There is value in verifying and quantifying opinion, even if your sure this opinion is true.
The most annoying aspect of this is when you know actual information has to be out there, but it is being drowned out by dozens of sites reposting the less relevant and low quality information... And then you go to search in another language and you see substandard machine translations of all the garbage you were just fleeing, lol.
Turing tests solving turing tests solving turing tests
The whole webring idea needs to come back. Human curated recommendations of good resources and pages. So long as these pages remain in the control of humans and dedicated to curation and are decentralised, unlike the search engines, then they’ll be reliable.

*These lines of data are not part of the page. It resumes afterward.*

# PJLab-ADG/neuralsim

Measured on AMD Instinct MI355X. Metric: training rays/sec (fwd+bwd) NeuS 800x800, higher is better.
Workload: dtype fp16

## Files before the change

### neuralsim_amd/csrc/field.hip

```cpp
#ifndef NSIM_SCATTER_SCAN_EXIT
#define NSIM_SCATTER_SCAN_EXIT 1
#endif
#include "lotd_dev.h"
#include "mfma_mlp.h"
#include "occ_dev.h"
#include <stdlib.h>

enum { M_W1 = 0, M_W2, M_W2T, M_W1T, M_R1, M_R2, M_R3, M_R3T, M_R2T, M_R1T, M_COUNT };
enum { V_B1 = 0, V_B2, V_WH, V_RB1, V_RB2, V_RB3, V_SCAL, V_COUNT };

struct FieldLayout {
  int64_t mat[M_COUNT];
  int64_t vec[V_COUNT];
  int64_t total;
  int elt;
  int split;
};

static const int kMatUo[M_COUNT] = {64, 64, 64, 32, 64, 64, 32, 64, 64, 32};
static const int kMatUi[M_COUNT] = {32, 64, 64, 64, 32, 64, 64, 32, 64, 64};

static inline int mat_uo(int m, int nc) { return m == M_W1T ? 32 * nc : kMatUo[m]; }
static inline int mat_ui(int m, int nc) { return m == M_W1 ? 32 * nc : kMatUi[m]; }
static inline int field_nc(int num_levels) { return num_levels > 16 ? 2 : 1; }
static inline int field_ne(const NsimFieldMeta* meta) { return meta->embed_E > 0 ? 2 : 0; }
static inline int field_ni(const NsimFieldMeta* meta) { return field_nc(meta->lotd.num_levels) + field_ne(meta); }

static inline FieldLayout field_layout(int precision, int nc = 1) {
  FieldLayout L;
  L.elt = precision == 0 ? 2 : 4;
  L.split = precision == 2 ? 1 : 0;
  int64_t off = 0;
  for (int m = 0; m < M_COUNT; ++m) {
    L.mat[m] = off;
    off += (int64_t)mat_uo(m, nc) * mat_ui(m, nc) * L.elt;
  }
  for (int v = 0; v < V_COUNT; ++v) {
    L.vec[v] = off;
    off += 64 * 4;
  }
  L.total = off;
  return L;
}

struct SrcOff {
  int w1, w2, wh, b1, b2, bh;
  int r1, r2, r3, rb1, rb2, rb3;
  int n_sdf_w, n_sdf_b, n_rad_w, n_rad_b;
};
__host__ __device__ inline SrcOff src_off(int D, int F1 = 32) {
  SrcOff o;
  o.w1 = 0;
  o.w2 = 64 * F1;
  o.wh = (D == 2) ? 64 * F1 + 4096 : 64 * F1;
  o.n_sdf_w = o.wh + 64;
  o.b1 = 0;
  o.b2 = 64;
  o.bh = (D == 2) ? 128 : 64;
  o.n_sdf_b = o.bh + 1;
  o.r1 = 0;
  o.r2 = 64 * 26;
  o.r3 = 64 * 26 + 4096;
  o.n_rad_w = o.r3 + 192;
  o.rb1 = 0;
  o.rb2 = 64;
  o.rb3 = 128;
  o.n_rad_b = 131;
  return o;
}


#define SPLIT_LO_SCALE 2048.0f
__device__ __forceinline__ float f16_sat(float v) { return fminf(fmaxf(v, -65504.0f), 65504.0f); }
__device__ __forceinline__ void split_f16(float v, f16& hi, f16& lo) {
  v = f16_sat(v);
  hi = (f16)v;
// ... 52 lines not shown
        ((f16*)(wpack + L.mat[m]))[k] = whi;
        if (L.split) ((f16*)(wpack + L.mat[m]))[cnt + k] = (f16)((w - (float)whi) * SPLIT_LO_SCALE);
      } else {
        const int lane = (int)(k & 63);
        const int fr = (int)(k >> 6);
        const int r = fr & 15, fm = fr >> 4;
        const int nMi = Ui / 32;
        const int mo = fm / nMi, mi = fm % nMi;
        row = 32 * mo + (lane & 31);
        col = unit_of(mi, r, lane >> 5);
        ((float*)(wpack + L.mat[m]))[k] = pack_src(m, row, col, D, F1, dims.E, dims.EB, sdf_w, rad_w);
      }
      return;
    }
    base += cnt;
  }
  const int64_t vtid = tid - base;
  if (vtid >= 0 && vtid < (int64_t)V_COUNT * 64) {
    const int v = (int)(vtid >> 6), k = (int)(vtid & 63);
    const int hi = k >> 5, m = (k >> 4) & 1, r = k & 15;
    const int u = unit_of(m, r, hi);
    const SrcOff o = src_off(D, F1 + dims.E);
    float val = 0.f;
    switch (v) {
      case V_B1: val = sdf_b[o.b1 + u]; break;
      case V_B2: val = D == 2 ? sdf_b[o.b2 + u] : 0.f; break;
      case V_WH: val = sdf_w[o.wh + u]; break;
      case V_RB1: val = rad_b[o.rb1 + u]; break;
      case V_RB2: val = rad_b[o.rb2 + u]; break;
      case V_RB3: val = (u < 3) ? rad_b[o.rb3 + u] : 0.f; break;
      case V_SCAL: val = (k == 0) ? sdf_b[o.bh] : 0.f; break;
    }
    ((float*)(wpack + L.vec[v]))[k] = val;
  }
}

__global__ void __launch_bounds__(256) k_field_pack(FieldLayout L, PackDims dims, int D, int F1, const float* __restrict__ sdf_w,
                                                     const float* __restrict__ sdf_b, const float* __restrict__ rad_w,
                                                     const float* __restrict__ rad_b, char* __restrict__ wpack) {
  field_pack_elem(L, dims, D, F1, sdf_w, sdf_b, rad_w, rad_b, wpack, (int64_t)blockIdx.x * blockDim.x + threadIdx.x);
}

struct PackTwo {
  FieldLayout L[2];
  PackDims dims[2];
  char* out[2];
};
__global__ void __launch_bounds__(256) k_field_pack2(PackTwo p, int D, int F1, const float* __restrict__ sdf_w,
                                                      const float* __restrict__ sdf_b, const float* __restrict__ rad_w,
                                                      const float* __restrict__ rad_b) {
  const int64_t tid = (int64_t)blockIdx.x * blockDim.x + threadIdx.x;
  if (blockIdx.y == 0) field_pack_elem(p.L[0], p.dims[0], D, F1, sdf_w, sdf_b, rad_w, rad_b, p.out[0], tid);
  else field_pack_elem(p.L[1], p.dims[1], D, F1, sdf_w, sdf_b, rad_w, rad_b, p.out[1], tid);
}

#define NSIM_LOG2E 1.4426950408889634f
#define NSIM_LN2 0.6931471805599453f
__device__ __forceinline__ float softplus_exact(float z, float beta, float inv_beta) {
  const float t = nsim_exp2(-fabsf(z) * (beta * NSIM_LOG2E));
  return fmaxf(z, 0.f) + nsim_log2(1.0f + t) * (inv_beta * NSIM_LN2);
}
#ifdef NSIM_PROBE_CHEAP_ACT
__device__ __forceinline__ float softplus_b(float z, float beta, float inv_beta) {
  const float q = fmaxf(0.f, 1.0f - 0.25f * beta * fabsf(z));
  return fmaxf(z, 0.f) + q * q * (inv_beta * NSIM_LN2);
}
// ... 128 lines not shown
__device__ long long g_ktime1[3][64 * 24];
__device__ long long g_kiter[3][64 * 32];
#define KT(K, i)                                                                                          \
  if (blockIdx.x < 64 && wave == 0 && lane == 0) {                                                        \
    if ((i) == 0 && grp >= 0 && (grp - (int64_t)blockIdx.x) / (int64_t)gridDim.x < 32)                    \
      g_kiter[K][blockIdx.x * 32 + (grp - (int64_t)blockIdx.x) / (int64_t)gridDim.x] =                   \
          (long long)__builtin_amdgcn_s_memtime();                                                        \
    if (grp == (int64_t)blockIdx.x + gridDim.x || (i) >= 20)                                              \
      g_ktime[K][blockIdx.x * 24 + (i)] = (long long)__builtin_amdgcn_s_memtime();                        \
    else if (grp == (int64_t)blockIdx.x)                                                                  \
      g_ktime1[K][blockIdx.x * 24 + (i)] = (long long)__builtin_amdgcn_s_memtime();                       \
  }
extern "C" int nsim_debug_ktime(long long* out) {
  return (int)hipMemcpyFromSymbol(out, HIP_SYMBOL(g_ktime), sizeof(g_ktime));
}
extern "C" int nsim_debug_kiter(long long* out) {
  return (int)hipMemcpyFromSymbol(out, HIP_SYMBOL(g_kiter), sizeof(g_kiter));
}
extern "C" int nsim_debug_ktime1(long long* out) {
  return (int)hipMemcpyFromSymbol(out, HIP_SYMBOL(g_ktime1), sizeof(g_ktime1));
}
#else
#define KT(K, i)
#endif

template <int PREC>
__device__ __forceinline__ const char* stage_weights(char* smem, const FieldArgs& a, int first, int count,
                                                     FieldLayout& Lk, int& lds_used) {
  Lk = a.lay;
  nsim_prefetch_own_code(a.code_pf, smem);
  if constexpr (PREC != 1) {
    const int64_t m0 = a.lay.mat[first];
    const int64_t m1 = (first + count < M_COUNT) ? a.lay.mat[first + count] : a.lay.vec[0];
    const int64_t mbytes = m1 - m0, vbytes = a.lay.total - a.lay.vec[0];
    const f16x8* src = reinterpret_cast<const f16x8*>(a.wpack + m0);
    f16x8* dst = reinterpret_cast<f16x8*>(smem);
    for (int i = threadIdx.x; i < (int)(mbytes >> 4); i += blockDim.x) dst[i] = src[i];
    const f16x8* vsrc = reinterpret_cast<const f16x8*>(a.wpack + a.lay.vec[0]);
    f16x8* vdst = reinterpret_cast<f16x8*>(smem + mbytes);
    for (int i = threadIdx.x; i < (int)(vbytes >> 4); i += blockDim.x) vdst[i] = vsrc[i];
    for (int m = 0; m < M_COUNT; ++m) Lk.mat[m] = a.lay.mat[m] - m0;
    for (int v = 0; v < V_COUNT; ++v) Lk.vec[v] = mbytes + (a.lay.vec[v] - a.lay.vec[0]);
    lds_used = (int)((mbytes + vbytes + 15) & ~15);
    __syncthreads();
    return smem;
  } else {
    lds_used = 0;
    return a.wpack;
  }
}

__device__ __forceinline__ float vecf(const char* W, const FieldLayout& L, int v, int hi, int k) {
  return reinterpret_cast<const float*>(W + L.vec[v])[hi * 32 + k];
}

struct alignas(8) nsim_f2 { float x, y; };
template <class T>
struct alignas(2 * sizeof(T)) JPair;
template <class T>
__device__ __forceinline__ void jload6(const T* p, float (&a)[3], float (&b)[3]);
template <class T>
struct alignas(2 * sizeof(T)) JPair {
  T x, y;
};
template <class T>
__device__ __forceinline__ void jstore6(T* p, const float (&a)[3], const float (&b)[3]) {
  JPair<T>* q = reinterpret_cast<JPair<T>*>(p);
// ... 1038 lines not shown
#pragma unroll
      for (int q = 0; q < 4; ++q)
#pragma unroll
        for (int b = 0; b < 2; ++b) {
          const int l = 16 * m + 4 * q + 2 * hi + b, r0 = 16 * m + 4 * q + 2 * b;
          if (!LV_OK(l)) continue;
          float* dp = a.dh_pl + ((int64_t)l * a.S + s) * 2;
          dp[0] = dh[r0];
          dp[1] = dh[r0 + 1];
        }
    }
    KT(1, 16);
    KT(1, 17);
  }
  { const int64_t grp = -1; KT(1, 21); }
  const int F1 = 2 * a.lotd.num_levels, FIN = F1 + (NE ? a.embed_E : 0);
  const SrcOff so = src_off(SDF_D, FIN);
  const int64_t ro = (int64_t)(blockIdx.x & (unsigned)a.rep_mask) * a.rep_stride;
  auto flush_w1 = [&](int mo, int no, const f32x16& acc) {
    if (no < NC) jflush_tile(a.dsdf_w + ro + so.w1, FIN, 64, F1, mo, no, acc);
    else jflush_tile(a.dsdf_w + ro + so.w1 + (F1 - 32 * NC), FIN, 64, 32 * NC + a.embed_E, mo, no, acc);
  };
#pragma unroll
  for (int q = 0; q < NPAIR; ++q) flush_w1(wave >> 1, 2 * q + (wave & 1), accW1[q]);
  if constexpr (NODD) flush_w1(wave & 1, NI - 1, accW1[NPAIR]);
  if constexpr (SDF_D == 2) {
    jflush_tile(a.dsdf_w + ro + so.w2, 64, 64, 64, wave >> 1, wave & 1, accW2);
    if (bs2 != 0.f) atomicAdd(&a.dsdf_b[ro + so.b2 + lane], bs2);
  }
  if (bs1 != 0.f) atomicAdd(&a.dsdf_b[ro + so.b1 + lane], bs1);
  if (bsh != 0.f) atomicAdd(&a.dsdf_w[ro + so.wh + lane], bsh);
  if (lane == 0 && bh != 0.f) atomicAdd(&a.dsdf_b[ro + so.bh], bh);
  { const int64_t grp = -1; KT(1, 22); }
}

#define SDF_H_SCALE 1024.0f
#ifndef NSIM_SDF_MIN_WAVES
#define NSIM_SDF_MIN_WAVES 2
#endif
#ifndef NSIM_SDF_NBUF
#define NSIM_SDF_NBUF 1
#endif
#ifndef GLM_PTS
#define GLM_PTS 2
#endif
#ifndef GLM_PTS_WJ
#define GLM_PTS_WJ 1
#endif
#ifndef NSIM_GATHER_WJ_WAVES
#define NSIM_GATHER_WJ_WAVES 1
#endif
#ifndef NSIM_GATHER_SLOTS_WJ
#define NSIM_GATHER_SLOTS_WJ 1
#endif
#ifndef NSIM_GATHER_SLOTS
#define NSIM_GATHER_SLOTS 0
#endif
template <int PREC, bool WJ>
__global__ void __launch_bounds__(64, WJ ? NSIM_GATHER_WJ_WAVES : 1) k_lotd_gather_lm(FieldArgs a) {
  using JT = typename JPlane<PREC>::T;
  constexpr int NP = WJ ? GLM_PTS_WJ : GLM_PTS;
  const int lane = nsim_lane();
  const int xcd = (int)(blockIdx.x & 7u);
  const int64_t s0 = (int64_t)(blockIdx.x >> 3) * (64 * NP) + lane;
  int64_t Sv = a.S;
  if (a.S_dev) {
// ... 822 lines not shown
        g_grad_scratch[i].floats >= (int64_t)R * n)
      return g_grad_scratch[i].buf;
  return nullptr;
}

static void grad_scratch_fold(float* sc, int R, int64_t n_w, int64_t n_b, float* dst_w, float* dst_b, hipStream_t stream) {
  const int64_t n = n_w + n_b;
  hipLaunchKernelGGL(k_rep_reduce, dim3(nsim_blocks(n, 256)), dim3(256), 0, stream, sc, R, n, n_w, dst_w, dst_b, n);
}

static FieldArgs field_args(const NsimFieldMeta* meta) {
  FieldArgs a = FieldArgs();
  a.lotd = lotd_dev(&meta->lotd);
  a.lay = field_layout(meta->precision, field_ni(meta));
  a.embed_E = meta->embed_E;
  a.beta = meta->softplus_beta > 0.f ? meta->softplus_beta : 1e30f;
  static const int code_pf = getenv("NSIM_CODE_PREFETCH") ? atoi(getenv("NSIM_CODE_PREFETCH")) : 0;
  a.code_pf = code_pf;
  return a;
}

static unsigned field_grid(int64_t S, int64_t max_blocks, int waves = FIELD_WAVES) {
  const int64_t tiles = (S + 31) / 32;
  int64_t b = (tiles + waves - 1) / waves;
  if (b > max_blocks) b = max_blocks;
  if (b < 1) b = 1;
  return (unsigned)b;
}

static size_t weights_lds_bytes(const NsimFieldMeta* meta, int first = 0, int count = M_COUNT) {
  if (meta->precision == 1) return 0;
  const FieldLayout L = field_layout(meta->precision, field_ni(meta));
  const int64_t m1 = (first + count < M_COUNT) ? L.mat[first + count] : L.vec[0];
  return (size_t)(((m1 - L.mat[first]) + (L.total - L.vec[0]) + 15) & ~15);
}
static size_t stage_bytes(const NsimFieldMeta* meta) {
  return meta->precision == 0 ? stage_bytes_per_wave<0>() : stage_bytes_per_wave<1>();
}

static int field_waves(const NsimFieldMeta* meta, int mode) {
  return (mode == 2 && meta->precision == 0 && field_nc(meta->lotd.num_levels) == 2) ? 3 : FIELD_WAVES;
}

template <int MODE>
static int field_launch(const NsimFieldMeta* meta, const FieldArgs& a, size_t shmem, int64_t max_blocks,
                        hipStream_t stream, bool gl2 = false) {
  const int nw = field_waves(meta, MODE);
  const dim3 grid(field_grid(a.S, max_blocks, nw)), block(64 * nw);
  const int key = meta->precision * 2 + (meta->sdf_D - 1);
  if (field_ne(meta)) {
    if constexpr (MODE == 3) {
      switch ((field_nc(meta->lotd.num_levels) - 1) * 4 + key) {
        case 0: hipLaunchKernelGGL((k_field<0, 1, 3, 1, false, 2>), grid, block, shmem, stream, a); break;
        case 1: hipLaunchKernelGGL((k_field<0, 2, 3, 1, false, 2>), grid, block, shmem, stream, a); break;
        case 2: hipLaunchKernelGGL((k_field<1, 1, 3, 1, false, 2>), grid, block, shmem, stream, a); break;
        case 3: hipLaunchKernelGGL((k_field<1, 2, 3, 1, false, 2>), grid, block, shmem, stream, a); break;
        case 4: hipLaunchKernelGGL((k_field<0, 1, 3, 2, false, 2>), grid, block, shmem, stream, a); break;
        case 5: hipLaunchKernelGGL((k_field<0, 2, 3, 2, false, 2>), grid, block, shmem, stream, a); break;
        case 6: hipLaunchKernelGGL((k_field<1, 1, 3, 2, false, 2>), grid, block, shmem, stream, a); break;
        case 7: hipLaunchKernelGGL((k_field<1, 2, 3, 2, false, 2>), grid, block, shmem, stream, a); break;
      }
      NSIM_CHECK_LAUNCH();
      return 0;
    } else {
      return 36;
    }
  }
// ... 29 lines not shown
  return 0;
}

static int bwd_ablate() {
  const char* ab = getenv("NSIM_ABLATE");
  return ab ? atoi(ab) : 0;
}

#define FIELD_GRID_FWD 1024
#define FIELD_GRID_BWD 256

extern "C" {

int64_t nsim_field_wpack_bytes(const NsimFieldMeta* meta) {
  if (field_meta_check(meta)) return -1;
  return field_layout(meta->precision, field_ni(meta)).total;
}
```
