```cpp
int lra_sort_mostly_unique_batch(lra_ctx* ctx, int n_lists, const uint64_t* d_off, uint64_t total, uint64_t* d_key, uint32_t* d_pos,
                                 uint64_t* tmp_key, uint32_t* tmp_pos, int end_bit, const lra_sort_opts& o) {
  if (n_lists == 0 || total == 0) return LRA_OK;
  hipStream_t st = ctx->stream;
  size_t temp_bytes = 0;
  (void)lra_segsort_pairs(ctx, nullptr, temp_bytes, nullptr, nullptr, nullptr, nullptr, (unsigned int)total, (unsigned int)n_lists, nullptr, nullptr, 0, end_bit, st);
  char* temp = (char*)lra_scratch(ctx, 2, temp_bytes + 512 + (size_t)n_lists * 4);
  if (!temp) return LRA_ERR_NOMEM;
  int* ties = (int*)(temp + ((temp_bytes + 255) & ~(size_t)255));
  int* n_ties = ties + n_lists + 1;
  LRA_HIP_CHECK(ctx, hipMemsetAsync(n_ties, 0, 4, st));
  lra_time_begin(ctx, o.tag);
  hipError_t e = lra_segsort_pairs(ctx, temp, temp_bytes, d_key, tmp_key, d_pos, tmp_pos, (unsigned int)total, (unsigned int)n_lists, d_off, d_off + 1, 0, end_bit, st);
  if (e != hipSuccess) { lra_time_end(ctx); return lra_set_err(ctx, LRA_ERR_HIP, "segmented sort: %s", hipGetErrorString(e)); }
  hipLaunchKernelGGL(sort_adopt_kernel, dim3(n_lists), dim3(256), 0, st, n_lists, d_off, d_key, d_pos, (const uint64_t*)tmp_key, (const uint32_t*)tmp_pos, ties, n_ties);
  lra_time_end(ctx);
  int h_ties = 1;
  LRA_HIP_CHECK(ctx, hipMemcpyAsync(&h_ties, n_ties, 4, hipMemcpyDeviceToHost, st));
  LRA_HIP_CHECK(ctx, hipStreamSynchronize(st));
  if (h_ties == 0) return LRA_OK;
  int rc = lra_sort_exact_batch(ctx, n_lists, d_off, d_key, d_pos, o, ties);
  if (rc) return rc;
  LRA_HIP_CHECK(ctx, hipGetLastError());
  return LRA_OK;
}

extern "C" int lra_sort_minimizers_batch(lra_ctx* ctx, int n_lists, const uint64_t* d_off, uint64_t* d_key, uint32_t* d_pos) {
  if (!ctx || n_lists < 0) return LRA_ERR_INVALID;
  if (n_lists == 0) return LRA_OK;
  LRA_HIP_CHECK(ctx, hipSetDevice(ctx->device));
  int rc = lra_sort_exact_batch(ctx, n_lists, d_off, d_key, d_pos);
  if (rc) return rc;
  LRA_HIP_CHECK(ctx, hipGetLastError());
  return LRA_OK;
}

extern "C" int lra_sort_minimizers_host(uint64_t n, uint64_t* h_key, uint32_t* h_pos) {
  if (n && (!h_key || !h_pos)) return LRA_ERR_INVALID;
  lra_std_sort::std_sort(lra_std_sort::Pairs<uint32_t>{h_key, h_pos}, (long)n, MaskedLess());
  return LRA_OK;
}
```

### lra_amd/csrc/refine_space.hip

```cpp
#include "common.h"
#include <stdlib.h>
#include "scan.h"
#include <algorithm>

int lra_aog_launch_device(lra_ctx* ctx, int n, const char* d_qseq, const char* d_tseq, const uint64_t* d_q_off, const int32_t* d_q_len,
                          const uint64_t* d_t_off, const int32_t* d_t_len, const int32_t* d_k, int m, int mm, int indel, int32_t* d_score,
                          int32_t* d_nblocks, int32_t* d_blocks, const uint64_t* d_block_off, int32_t* d_status);

namespace {

constexpr uint64_t FOR_MASK = 0x7FFFFFFFFFFFFFFFULL;
constexpr int MAX_W = 32;

__device__ __forceinline__ int code_n(unsigned char c) {
  if (c < 8) return c & 3;
  switch (c) { case 'A': case 'a': return 0; case 'C': case 'c': return 1; case 'G': case 'g': return 2; case 'T': case 't': return 3; default: return 4; }
}
__device__ __forceinline__ int code(unsigned char c) { const int v = code_n(c); return v > 3 ? 0 : v; }
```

Plugging in some social and community organisation, perhaps like a wiki, and you could get even more out of it.
This isn't shocking at all. The markets for obscure language content are incredibly small so there's no incentive for most to spend resources on it. I'd argue mediocre machine translation is better than nothing at all in many cases, but for unsupervised training it does pose a challenge.
They didn't only look at low-resource languages, they just started there because that was the problem domain. They found that 57% of ALL sentences on the Internet appeared to be machine translated, including translations into high-resource languages. The remaining 43% might also be machine generated, it just wasn't found to be part of a multi-way parallel group.
Too good not to be ruined by humanity
In the beginning humanity was created. This had made many people very angry and has been widely regarded as a bad move.
Douglas Adams, probably...
Translation is very different from generation.
As a matter of fact, even AI generation has different grades of quality.
SEO garbage is certainly not the same as an article with AI generated components and very different from a translated article.